If there's anyone who's also trying the exposure link in the treatment secion and wants to discuss some issues with me, I'd be grateful.


So I've decided to take my CBT to a new level, which is that I'm going to do some exposure therapy alone. So I am now on Category 3, the small picture. Just knowing what it is I have to look at makes me not want to look at it. The picture is really small but you can see the brown stuff and the chick looks gross herself, she looks so hungover, it's disgusting alone.


So what I want to know is, if I can't handle moving on to the next bigger picture, how will I ever over come this?

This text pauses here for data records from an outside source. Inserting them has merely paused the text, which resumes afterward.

template <int kU>
__device__ __forceinline__ void fit_large(const uint32_t* __restrict__ px, uint32_t comp, uint32_t off, uint32_t n, float s, float c,
                                          uint32_t uw, const float* __restrict__ dx, const float* __restrict__ dy,
                                          float* __restrict__ scratch_w, LineSegment* __restrict__ out, int lane) {
    float acc = 0.f;
    for (uint32_t i0 = lane; i0 < n; i0 += 64u * kU) {
        uint32_t p[kU];
        float gx[kU], gy[kU];
#pragma unroll
        for (int u = 0; u < kU; ++u) {
            const uint32_t i = i0 + 64u * (uint32_t)u;
            p[u] = i < n ? px[off + i] : 0u;
        }
#pragma unroll
        for (int u = 0; u < kU; ++u) {
            gx[u] = dx[p[u]];
            gy[u] = dy[p[u]];
        }
#pragma unroll
        for (int u = 0; u < kU; ++u) {
            const uint32_t i = i0 + 64u * (uint32_t)u;
            if (i < n) {
                const float wv = directional(gx[u], gy[u], s, c);
                scratch_w[off + i] = wv;
                acc = acc + wv;
            }
        }
    }
    const float S = wave_tree(acc);

    float ar = 0.f, ac = 0.f;
    for (uint32_t i0 = lane; i0 < n; i0 += 64u * kU) {
        uint32_t p[kU];
        float wq[kU];
#pragma unroll
        for (int u = 0; u < kU; ++u) {
            const uint32_t i = i0 + 64u * (uint32_t)u;
            p[u] = i < n ? px[off + i] : 0u;
            wq[u] = i < n ? scratch_w[off + i] : 0.f;
        }
#pragma unroll
        for (int u = 0; u < kU; ++u) {
            const uint32_t i = i0 + 64u * (uint32_t)u;
            if (i < n) {
                const float r = (float)(p[u] / uw), cc = (float)(p[u] % uw);
                const float wn = wq[u] / S;
                ar = ar + wn * r;
                ac = ac + wn * cc;
            }
        }
    }
    const float a_r = wave_tree(ar), a_c = wave_tree(ac);

    float crr = 0.f, crc = 0.f, ccc = 0.f;
    for (uint32_t i0 = lane; i0 < n; i0 += 64u * kU) {
        uint32_t p[kU];
        float wq[kU];
#pragma unroll
        for (int u = 0; u < kU; ++u) {
            const uint32_t i = i0 + 64u * (uint32_t)u;
            p[u] = i < n ? px[off + i] : 0u;
            wq[u] = i < n ? scratch_w[off + i] : 0.f;
        }
#pragma unroll
        for (int u = 0; u < kU; ++u) {
            const uint32_t i = i0 + 64u * (uint32_t)u;
            if (i < n) {
                const float cr = (float)(p[u] / uw) - a_r, cc = (float)(p[u] % uw) - a_c;
                const float wn = wq[u] / S;
                const float t = cr * wn, u2 = cc * wn;
                crr = crr + t * cr;
                crc = crc + t * cc;
                ccc = ccc + u2 * cc;
            }
        }
    }
    const float cov_rr = wave_tree(crr), cov_rc = wave_tree(crc), cov_cc = wave_tree(ccc);

    float d_r, d_c;
    major_axis_2x2(cov_rr, cov_rc, cov_cc, d_r, d_c);
    const float n_r = -d_c, n_c = d_r;

    float t0 = INFINITY, t1 = -INFINITY, es = 0.f;
    for (uint32_t i0 = lane; i0 < n; i0 += 64u * kU) {
        uint32_t p[kU];
#pragma unroll
        for (int u = 0; u < kU; ++u) {
            const uint32_t i = i0 + 64u * (uint32_t)u;
            p[u] = i < n ? px[off + i] : 0u;
        }
#pragma unroll
        for (int u = 0; u < kU; ++u) {
            const uint32_t i = i0 + 64u * (uint32_t)u;
            if (i < n) {
                const float cr = (float)(p[u] / uw) - a_r, cc = (float)(p[u] % uw) - a_c;
                const float t = cr * d_r + cc * d_c;
                t0 = fminf(t0, t);
                t1 = fmaxf(t1, t);
                es = es + fabsf(cr * n_r + cc * n_c);
            }
        }
    }
#pragma unroll
    for (int o = 32; o >= 1; o >>= 1) {
        t0 = fminf(t0, __shfl_xor(t0, o));
        t1 = fmaxf(t1, __shfl_xor(t1, o));
    }
    const float esum = wave_tree(es);
    if (lane == 0) {
        LineSegment l;
        l.x1 = a_c + d_c * t0;
        l.y1 = a_r + d_r * t0;
        l.x2 = a_c + d_c * t1;
        l.y2 = a_r + d_r * t1;
        l.weight = S / (float)n;
        l.err = esum / (float)n;
        l.group_id = -1;
        out[comp] = l;
    }
}

__global__ __launch_bounds__(256) void fit_kernel(const uint32_t* __restrict__ px, const uint32_t* __restrict__ px_unsorted,
                                                  const uint32_t* __restrict__ comp_off,
                                                  const uint32_t* __restrict__ comp_seed, const uint32_t* __restrict__ n_comp_ptr,
                                                  const int32_t* __restrict__ seed_bin, const float* __restrict__ dx,
                                                  const float* __restrict__ dy, int w, BinTrig trig,
                                                  float* __restrict__ scratch_w, LineSegment* __restrict__ out,
                                                  const uint32_t* __restrict__ huge_cursor) {
    const int lane = threadIdx.x & 63;
    const uint32_t comp = blockIdx.x * 4 + (threadIdx.x >> 6);
    if (comp >= *n_comp_ptr) return;
    const uint32_t off = comp_off[comp];
    const uint32_t n = comp_off[comp + 1] - off;
    const int b = seed_bin[comp_seed[comp]];
    const float s = trig.st[b], c = trig.ct[b];
    const uint32_t uw = (uint32_t)w;

    if (n <= 64u) {
        const bool has = (uint32_t)lane < n;
        const uint32_t key = has ? px_unsorted[off + lane] : 0xFFFFFFFFu;
        uint32_t rank = 0;
#pragma unroll
        for (int j = 0; j < 64; ++j) rank += ((uint32_t)__builtin_amdgcn_readlane((int)key, j) < key) ? 1u : 0u;
        const uint32_t p_sorted = (uint32_t)__builtin_amdgcn_ds_permute((int)(min(rank, 63u) << 2), (int)key);
        const uint32_t p = has ? p_sorted : 0u;
        float wv = 0.f;
        if (has) wv = directional(dx[p], dy[p], s, c);
        float acc = 0.f;
        if (has) acc = acc + wv;
        const float S = wave_tree(acc);
        const float r = (float)(p / uw), cq = (float)(p % uw);
        const float wn = wv / S;
        float ar = 0.f, ac = 0.f;
        if (has) {
            ar = ar + wn * r;
            ac = ac + wn * cq;
        }
        const float a_r = wave_tree(ar), a_c = wave_tree(ac);
        const float cr = r - a_r, cc = cq - a_c;
        float crr = 0.f, crc = 0.f, ccc = 0.f;
        if (has) {
            const float t = cr * wn, u = cc * wn;
            crr = crr + t * cr;
            crc = crc + t * cc;
            ccc = ccc + u * cc;
        }
        const float cov_rr = wave_tree(crr), cov_rc = wave_tree(crc), cov_cc = wave_tree(ccc);
        float d_r, d_c;
        major_axis_2x2(cov_rr, cov_rc, cov_cc, d_r, d_c);
        const float n_r = -d_c, n_c = d_r;
        float t0 = INFINITY, t1 = -INFINITY, es = 0.f;
        if (has) {
            const float t = cr * d_r + cc * d_c;
            t0 = fminf(t0, t);
            t1 = fmaxf(t1, t);
            es = es + fabsf(cr * n_r + cc * n_c);
        }
#pragma unroll
        for (int o = 32; o >= 1; o >>= 1) {
            t0 = fminf(t0, __shfl_xor(t0, o));
            t1 = fmaxf(t1, __shfl_xor(t1, o));
        }
        const float esum = wave_tree(es);
        if (lane == 0) {
            LineSegment l;
            l.x1 = a_c + d_c * t0;
            l.y1 = a_r + d_r * t0;
            l.x2 = a_c + d_c * t1;
            l.y2 = a_r + d_r * t1;
            l.weight = S / (float)n;
            l.err = esum / (float)n;
            l.group_id = -1;
            out[comp] = l;
        }
        return;
    }

    if (huge_cursor != nullptr && n > kSortLdsBig && (huge_cursor[comp] & kHugeFlag) != 0u) return;
    fit_large<8>(px, comp, off, n, s, c, uw, dx, dy, scratch_w, out, lane);
}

Because I remember someone saying to look at the picture till you've become completely bored with it and can move on, what if I can't? Did you guys experience what I am feeling right now? This sense of never going to make it through this? That you think you are a failure and will never be able to go on with the category's? Am I just moving too fast in my head thinking that once I've looked at the picture for 5 minutes and start looking at it sort of blankly that I am ready for the next one, but then when I am about to click it, I can't do it???


I am so messed up with all this crap. Maybe getting other responses would help because I can learn from your experiences and knowing-Yes I am the only feeling this way or-No I am not alone and to just relax because this takes sometimes some extreme time to move forward.


Any words would be so helpful right now!


Thanks!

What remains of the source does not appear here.